[Saved entries]
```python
class _TextEmbedFn(torch.autograd.Function):
    @staticmethod
    def forward(ctx, ids, emb, pos, scale):
        K = kernels(emb)
        ids = ids.contiguous()
        out = K.embed_fwd(ids, emb, pos[: ids.shape[1]].contiguous(), scale)
        ctx.save_for_backward(ids)
        ctx.scale, ctx.emb, ctx.pos = scale, emb, pos
        return out

    @staticmethod
    def backward(ctx, g):
        (ids,) = ctx.saved_tensors
        K = kernels(g)
        targets = []
        for p, need in ((ctx.emb, ctx.needs_input_grad[1]), (ctx.pos, ctx.needs_input_grad[2])):
            if need and p.grad is None:
                p.grad = torch.zeros_like(p)
            targets.append(p.grad if need else None)
        from . import deterministic

        if deterministic() and g.is_cuda:
            C = g.shape[-1]
            if targets[0] is not None:
                targets[0].index_put_((ids.reshape(-1),), g.reshape(-1, C) * ctx.scale, accumulate=True)
            if targets[1] is not None:
                targets[1][: ids.shape[1]] += g.sum(0)
            return None, None, None, None
        K.embed_bwd(ids, g.contiguous(), targets[0], targets[1], ctx.scale, **_take_job())
        return None, None, None, None


def text_embed(adapter, ids):
    return _TextEmbedFn.apply(ids, adapter.text_embedding.weight, adapter.pos_encoding, float(adapter.scale))


def encoder_forward(encoder, x, pad_mask=None):
    from ..models.adapters import ImageInputAdapter, TextInputAdapter

    ad = encoder.input_adapter
    if isinstance(ad, TextInputAdapter):
        src = KVSource(text_embed(ad, x))
    elif isinstance(ad, ImageInputAdapter) and not x.requires_grad:
        ad.check_shape(x)
        pix = x.reshape(x.shape[0], -1, ad.num_image_channels).float().contiguous()
        src = KVSource(pix, pe=ad.padded_position_encoding(), kin=ad.num_input_channels)
    else:
        src = KVSource(ad(x))
    return _encode(encoder, src, pad_mask)


def encode_inputs(encoder, x_in, pad_mask=None):
    return _encode(encoder, KVSource(x_in.float().contiguous()), pad_mask)


def encode_sparse(encoder, values, index, pad_mask=None):
    ad = encoder.input_adapter
# ... 76 lines not shown
```

perceiver_io_amd/parallel/reducer.py:

```python
from __future__ import annotations

import os
from typing import Dict, Iterable, List, Optional, Tuple

import torch
import torch.distributed as dist

_ACTIVE: List["FlatGradReducer"] = []


class _ReadyFn(torch.autograd.Function):

    @staticmethod
    def forward(ctx, x, red, name):
        ctx.red, ctx.name = red, name
        return x.view_as(x)

    @staticmethod
    def backward(ctx, g):
        ctx.red.point_reached(ctx.name)
        return g, None, None


def ready_point_armed(module: torch.nn.Module, name: str) -> bool:
    return any(red.armed and red.owns_point(module, name) for red in _ACTIVE)


def bucket_ready_point(x: torch.Tensor, module: torch.nn.Module, name: str) -> torch.Tensor:
    if not _ACTIVE or not torch.is_grad_enabled() or not x.requires_grad:
        return x
    for red in reversed(_ACTIVE):
        if red.owns_point(module, name):
            if not red.armed:
                return x
            return _ReadyFn.apply(x, red, name)
    return x


def _capturing(device) -> bool:
    return device.type == "cuda" and torch.cuda.is_current_stream_capturing()
# ... 279 lines not shown
```

Baseline: 48660 samples/s.

## Fuse text embedding with both cross-attention LN+KV projections in one kernel

```diff
diff --git a/perceiver_io_amd/csrc/binding.cpp b/perceiver_io_amd/csrc/binding.cpp
--- a/perceiver_io_amd/csrc/binding.cpp
+++ b/perceiver_io_amd/csrc/binding.cpp
@@ -1403,6 +1403,95 @@
   return out;
 }
 
+std::vector<Tensor> text_kv_fwd(Tensor ids, Tensor E, Tensor P, double scale, double eps, std::vector<Tensor> la,
+                                std::vector<Tensor> lb) {
+  CHECK_CUDA(ids); CHECK_CUDA(E);
+  TORCH_CHECK(ids.dim() == 2 && ids.is_contiguous() && E.is_contiguous() && P.is_contiguous());
+  CHECK_DT(ids, torch::kInt64);
+  const int64_t B = ids.size(0), L = ids.size(1), R = B * L;
+  TORCH_CHECK(E.dim() == 2 && E.size(1) == 64 && P.dim() == 2 && P.size(1) == 64 && P.size(0) >= L,
+              "text_kv_fwd: 64-channel embedding and position tables, at least L positions");
+  TORCH_CHECK(R > 0 && R < (int64_t(1) << 31), "text_kv_fwd: bad row count");
+  TORCH_CHECK(la.size() == 4 && lb.size() == 4, "text_kv_fwd: [lnw, lnb, w, bias] per layer");
+  auto opts = E.options();
+  Tensor x = torch::empty({B, L, 64}, opts);
+  Tensor mean = torch::empty({R}, opts), rstd = torch::empty({R}, opts);
+  Tensor kva = torch::empty({R, 128}, opts.dtype(torch::kBFloat16)), kvb = torch::empty({R, 128}, opts.dtype(torch::kBFloat16));
+  auto proj = [](std::vector<Tensor>& l, Tensor& kv) {
+    TORCH_CHECK(l[0].is_contiguous() && l[0].numel() == 64 && l[1].is_contiguous() && l[1].numel() == 64,
+                "text_kv_fwd: LN affine of 64 channels");
+    TORCH_CHECK(l[2].dim() == 2 && l[2].is_contiguous() && l[2].size(0) == 128 && l[2].size(1) == 64,
+                "text_kv_fwd: w must be (128, 64) contiguous");
+    TORCH_CHECK(l[3].is_contiguous() && l[3].numel() == 128, "text_kv_fwd: bias of 128 columns");
+    return pio::TextKvProj{f32p(l[0]), f32p(l[1]), bfp(l[2]), f32p(l[3]), bfp_mut(kv)};
+  };
+  pio::TextKvFwdArgs a{};
+  a.ids = ids.data_ptr<int64_t>();
+  a.E = f32p(E);
+  a.P = f32p(P);
+  a.scale = (float)scale;
+  a.V = E.size(0);
+  a.L = (int)L;
+  a.R = (int)R;
+  a.eps = (float)eps;
+  a.a = proj(la, kva);
+  a.b = proj(lb, kvb);
+  a.X = x.data_ptr<float>();
+  a.mean = mean.data_ptr<float>();
+  a.rstd = rstd.data_ptr<float>();
+  TORCH_CHECK(pio::text_kv_fwd_launch(a, stream()), "text_kv_fwd: operands must be 16-byte aligned");
+  checked_sync("text_kv_fwd");
+  return {x, mean, rstd, kva, kvb};
+}
+
+Tensor text_kv_bwd(Tensor ga, Tensor gb, Tensor x, Tensor mean, Tensor rstd, std::vector<Tensor> la,
+                   std::vector<Tensor> lb, std::vector<Tensor> grads, bool slab, OptT job_slab,
+                   std::vector<Tensor> job_dsts, std::vector<int64_t> job_offs) {
+  CHECK_CUDA(ga); CHECK_CUDA(x);
+  const int64_t R = ga.size(0);
+  TORCH_CHECK(ga.dim() == 2 && ga.is_contiguous() && ga.size(1) == 128 && gb.is_contiguous() && gb.dim() == 2 &&
+                  gb.size(0) == R && gb.size(1) == 128,
+              "text_kv_bwd: dK|dV must be (R, 128) contiguous");
+  TORCH_CHECK(x.is_contiguous() && x.numel() == R * 64 && mean.is_contiguous() && mean.numel() == R &&
+                  rstd.is_contiguous() && rstd.numel() == R,
+              "text_kv_bwd: x (R, 64) and its row statistics");
+  TORCH_CHECK(R > 0 && R < kTallRows, "text_kv_bwd: bad row count");
+  TORCH_CHECK(!g_det || slab, "deterministic mode: text_kv_bwd parameter gradients need slab mode");
+  TORCH_CHECK(la.size() == 3 && lb.size() == 3 && grads.size() == 8, "text_kv_bwd: [lnw, lnb, w] per layer, 8 targets");
+  const int64_t sr = slab ? (R + 63) / 64 : 0;
+  int vrs = -1;
+  auto layer = [&](const Tensor& g, std::vector<Tensor>& l, int t0) {
+    TORCH_CHECK(l[0].is_contiguous() && l[0].numel() == 64 && l[1].is_contiguous() && l[1].numel() == 64,
+                "text_kv_bwd: LN affine of 64 channels");
+    TORCH_CHECK(l[2].dim() == 2 && l[2].is_contiguous() && l[2].size(0) == 128 && l[2].size(1) == 64,
+                "text_kv_bwd: w must be (128, 64) contiguous");
+    pio::TextKvGrad o{};
+    o.G = f32p(g);
+    o.lnw = f32p(l[0]);
+    o.lnb = f32p(l[1]);
+    o.W = bfp(l[2]);
+    o.dlnw = vec_target(grads[t0], 64, "dlnw", vrs, sr);
+    o.dlnb = vec_target(grads[t0 + 1], 64, "dlnb", vrs, sr);
+    o.dW = vec_target(grads[t0 + 2], 128 * 64, "dW", vrs, sr);
+    o.db = vec_target(grads[t0 + 3], 128, "db", vrs, sr);
+    return o;
+  };
+  Tensor dx = torch::empty({R, 64}, ga.options());
+  pio::TextKvBwdArgs a{};
+  a.a = layer(ga, la, 0);
+  a.b = layer(gb, lb, 4);
+  a.X = f32p(x);
+  a.mean = f32p(mean);
+  a.rstd = f32p(rstd);
+  a.dX = dx.data_ptr<float>();
+  a.vrs = vrs < 0 ? 0 : vrs;
+  a.slab = slab ? 1 : 0;
+  a.R = (int)R;
+  a.job = make_job(job_slab, job_dsts, job_offs);
+  TORCH_CHECK(pio::text_kv_bwd_launch(a, stream()), "text_kv_bwd: operands must be 16-byte aligned");
+  return dx;
+}
+
 void embed_bwd(Tensor ids, Tensor g, OptT dE, OptT dP, double scale, OptT job_slab, std::vector<Tensor> job_dsts,
                std::vector<int64_t> job_offs) {
   TORCH_CHECK(g.is_contiguous() && ids.is_contiguous());
@@ -2260,6 +2349,11 @@
         py::arg("dW"), py::arg("db"), py::arg("pe") = py::none(), py::arg("kin") = -1, py::arg("slab") = false,
         py::arg("job_slab") = py::none(), py::arg("job_dsts") = std::vector<Tensor>(),
         py::arg("job_offs") = std::vector<int64_t>(), py::arg("dx_out") = py::none(), py::arg("pe_index") = py::none());
+  m.def("text_kv_fwd", &text_kv_fwd, py::arg("ids"), py::arg("E"), py::arg("P"), py::arg("scale"), py::arg("eps"),
+        py::arg("la"), py::arg("lb"));
+  m.def("text_kv_bwd", &text_kv_bwd, py::arg("ga"), py::arg("gb"), py::arg("x"), py::arg("mean"), py::arg("rstd"),
+        py::arg("la"), py::arg("lb"), py::arg("grads"), py::arg("slab") = false, py::arg("job_slab") = py::none(),
+        py::arg("job_dsts") = std::vector<Tensor>(), py::arg("job_offs") = std::vector<int64_t>());
   m.def("wgrad", &wgrad, py::arg("g"), py::arg("a"), py::arg("amode"), py::arg("mean"), py::arg("rstd"), py::arg("lnw"),
         py::arg("lnb"), py::arg("rows_per_wg"), py::arg("dW"), py::arg("db"), py::arg("pe") = py::none(),
         py::arg("kin") = -1, py::arg("pe_index") = py::none());
diff --git a/perceiver_io_amd/csrc/host_api.h b/perceiver_io_amd/csrc/host_api.h
--- a/perceiver_io_amd/csrc/host_api.h
+++ b/perceiver_io_amd/csrc/host_api.h
@@ -131,6 +131,35 @@
   int vrs, wrs, slab;
   int R;
   PeSplit ps;
+  SlabJob job;
+};
+struct TextKvProj {
+  const float *lnw, *lnb;
+  const uint16_t* W;
+  const float* bias;
+  uint16_t* KV;
+};
+struct TextKvFwdArgs {
+  const int64_t* ids;
+  const float *E, *P;
+  float scale;
+  long long V;
+  int L, R;
+  float eps;
+  TextKvProj a, b;
+  float *X, *mean, *rstd;
+};
+struct TextKvGrad {
+  const float* G;
+  const float *lnw, *lnb;
+  const uint16_t* W;
+  float *dlnw, *dlnb, *dW, *db;
+};
+struct TextKvBwdArgs {
+  TextKvGrad a, b;
+  const float *X, *mean, *rstd;
+  float* dX;
+  int vrs, slab, R;
   SlabJob job;
 };
 struct WgradArgs {
@@ -355,6 +384,8 @@
 bool ln_linear_post_attn_bwd_launch(const LnLinearPostAttnBwdArgs& a, int C, hipStream_t st);
 void ln_linear_bwd_launch(const LnLinearBwdArgs& a, hipStream_t st);
 void wgrad_launch(const WgradArgs& a, hipStream_t st);
+bool text_kv_fwd_launch(const TextKvFwdArgs& a, hipStream_t st);
+bool text_kv_bwd_launch(const TextKvBwdArgs& a, hipStream_t st);
 unsigned check_errors_rowgemm(bool reset);
 bool sb_fwd_launch(const SBFwdArgs& a, int C, hipStream_t st);
 bool sb_bwd_launch(const SBBwdArgs& a, int C, hipStream_t st);
diff --git a/perceiver_io_amd/csrc/rowgemm.hip b/perceiver_io_amd/csrc/rowgemm.hip
--- a/perceiver_io_amd/csrc/rowgemm.hip
+++ b/perceiver_io_amd/csrc/rowgemm.hip
@@ -356,6 +356,28 @@
 
 template <int NCH>
 constexpr int ln_linear_fwd_smem() { return 2 * 64 * (32 * NCH + 8) * 2 + 64 * 68 * 4; }
+
+template <int NCH>
+__device__ __forceinline__ void ln_row_stats(const float (&xv)[NCH][8], int Kin, float eps, float& mean, float& rstd) {
+  float s = 0.f;
+#pragma unroll
+  for (int j = 0; j < NCH; ++j)
+#pragma unroll
+    for (int e = 0; e < 8; ++e) s += xv[j][e];
+  mean = quad_sum(s) / Kin;
+  float q = 0.f;
+#pragma unroll
+  for (int j = 0; j < NCH; ++j)
+#pragma unroll
+    for (int e = 0; e < 8; ++e) {
+      const float d = rp_col(j) + e < Kin ? xv[j][e] - mean : 0.f;
+      q = __builtin_fmaf(d, d, q);
+    }
+  rstd = rsqrtf(quad_sum(q) / Kin + eps);
+}
+__device__ __forceinline__ float ln_affine(float x, float mean, float rstd, float g, float b) {
+  return __builtin_fmaf((x - mean) * rstd, g, b);
+}
 
 template <typename TOut, int NCH, bool AV>
 __device__ __forceinline__ void ln_linear_fwd_tile(float (&xv)[NCH][8], bf16x8 (&wb)[NCH], const float (&gw)[NCH][8],
@@ -374,26 +396,13 @@
   const int wk = w_rs > Kin ? w_rs : Kin;
   const bool yvec = (N & 7) == 0 && (y_rs & 7) == 0 && aligned16(Y);
   if (has_ln) {
-    float s = 0.f;
+    float mean, rstd;
+    ln_row_stats<NCH>(xv, Kin, eps, mean, rstd);
+    if ((threadIdx.x & 3) == 0 && gr < R && mean_out && part == nparts - 1) { mean_out[gr] = mean; rstd_out[gr] = rstd; }
 #pragma unroll
     for (int j = 0; j < NCH; ++j)
 #pragma unroll
-      for (int e = 0; e < 8; ++e) s += xv[j][e];
-    const float mean = quad_sum(s) / Kin;
-    float q = 0.f;
-#pragma unroll
-    for (int j = 0; j < NCH; ++j)
-#pragma unroll
-      for (int e = 0; e < 8; ++e) {
-        const float d = rp_col(j) + e < Kin ? xv[j][e] - mean : 0.f;
-        q += d * d;
-      }
-    const float rstd = rsqrtf(quad_sum(q) / Kin + eps);
-    if ((threadIdx.x & 3) == 0 && gr < R && mean_out && part == nparts - 1) { mean_out[gr] = mean; rstd_out[gr] = rstd; }
-#pragma unroll
-    for (int j = 0; j < NCH; ++j)
-#pragma unroll
-      for (int e = 0; e < 8; ++e) xv[j][e] = (xv[j][e] - mean) * rstd * gw[j][e] + gb[j][e];
+      for (int e = 0; e < 8; ++e) xv[j][e] = ln_affine(xv[j][e], mean, rstd, gw[j][e], gb[j][e]);
   }
   lds_row_write_bf16<NCH>(sA, LD, xv);
 
@@ -929,6 +938,47 @@
   return ln_linear_bwd_loop_smem<NCH>() + 8 * 32 * NCH * 4 + 4 * 64 * 4;
 }
 
+template <typename TG, int NCH, int MAXT>
+__device__ __forceinline__ void ln_linear_bwd_chunks(float (&gv)[2][8], bf16x8 (&wb)[NCH], f32x16 (&acc)[MAXT],
+                                                     const TG* __restrict__ G, int g_rs, int N,
+                                                     const uint16_t* __restrict__ W, int w_rs, int wk, int Kin, int m0,
+                                                     int R, bool gvec, bool wvec, uint16_t* sG, uint16_t* sW,
+                                                     const uint16_t* sXn, float* sPb, float* __restrict__ dW,
+                                                     float* __restrict__ db, int vrs, int wrs, int slab, int part,
+                                                     int nparts) {
+  constexpr int KP = 32 * NCH, LD = KP + 8, LDG = 64 + 8;
+  const int w = wave_id(), l = lane_id();
+  for (int nc = 0; nc < N; nc += 64) {
+    g_store(gv, sG, LDG);
+    tile_store<NCH>(wb, sW, LD, 64, KP);
+    float cs[8];
+#pragma unroll
+    for (int e = 0; e < 8; ++e) cs[e] = gv[0][e] + gv[1][e];
+    lds_sync();
+    if (nc + 64 < N) {
+      g_fetch<TG>(gv, G, g_rs, m0, R, nc + 64, N, gvec);
+      tile_fetch<NCH>(wb, W, w_rs, nc + 64, N, 64, wk, KP, wvec);
+    }
+    tile_gemm<MAXT, true, false>(sG, LDG, sW, LD, 64, KP, 64, acc);
+    const bool mine = (nc >> 6) % nparts == part;
+    if (dW && mine) {
+      wgrad_tile<MAXT>(sG, LDG, sXn, LD, 64, KP, N - nc, Kin, rep(dW, wrs, slab) + (long long)nc * Kin, Kin, slab);
+      if (db) {
+#pragma unroll
+        for (int e = 0; e < 8; ++e) {
+          const float s = xor32_sum(xor16_sum(cs[e] + dpp<0x128>(cs[e])));
+          if (l < 8) sPb[w * 64 + 8 * l + e] = s;
+        }
+      }
+    }
+    lds_sync();
+    if (dW && mine && db && threadIdx.x < 64 && nc + (int)threadIdx.x < N) {
+      const int t = threadIdx.x;
+      gadd(rep(db, vrs, slab) + nc + t, sPb[t] + sPb[64 + t] + sPb[128 + t] + sPb[192 + t], slab);
+    }
+  }
+}
+
 template <typename TG, typename TX, int NCH, bool AV>
 __device__ __forceinline__ void ln_linear_bwd_body(
     const TG* __restrict__ G, int g_rs, int N, const uint16_t* __restrict__ W, int w_rs, int Kin,
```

Task description:
With "operands" as the string to look for, count the matching lines in the entries above and report only the number.

Exercise output:
2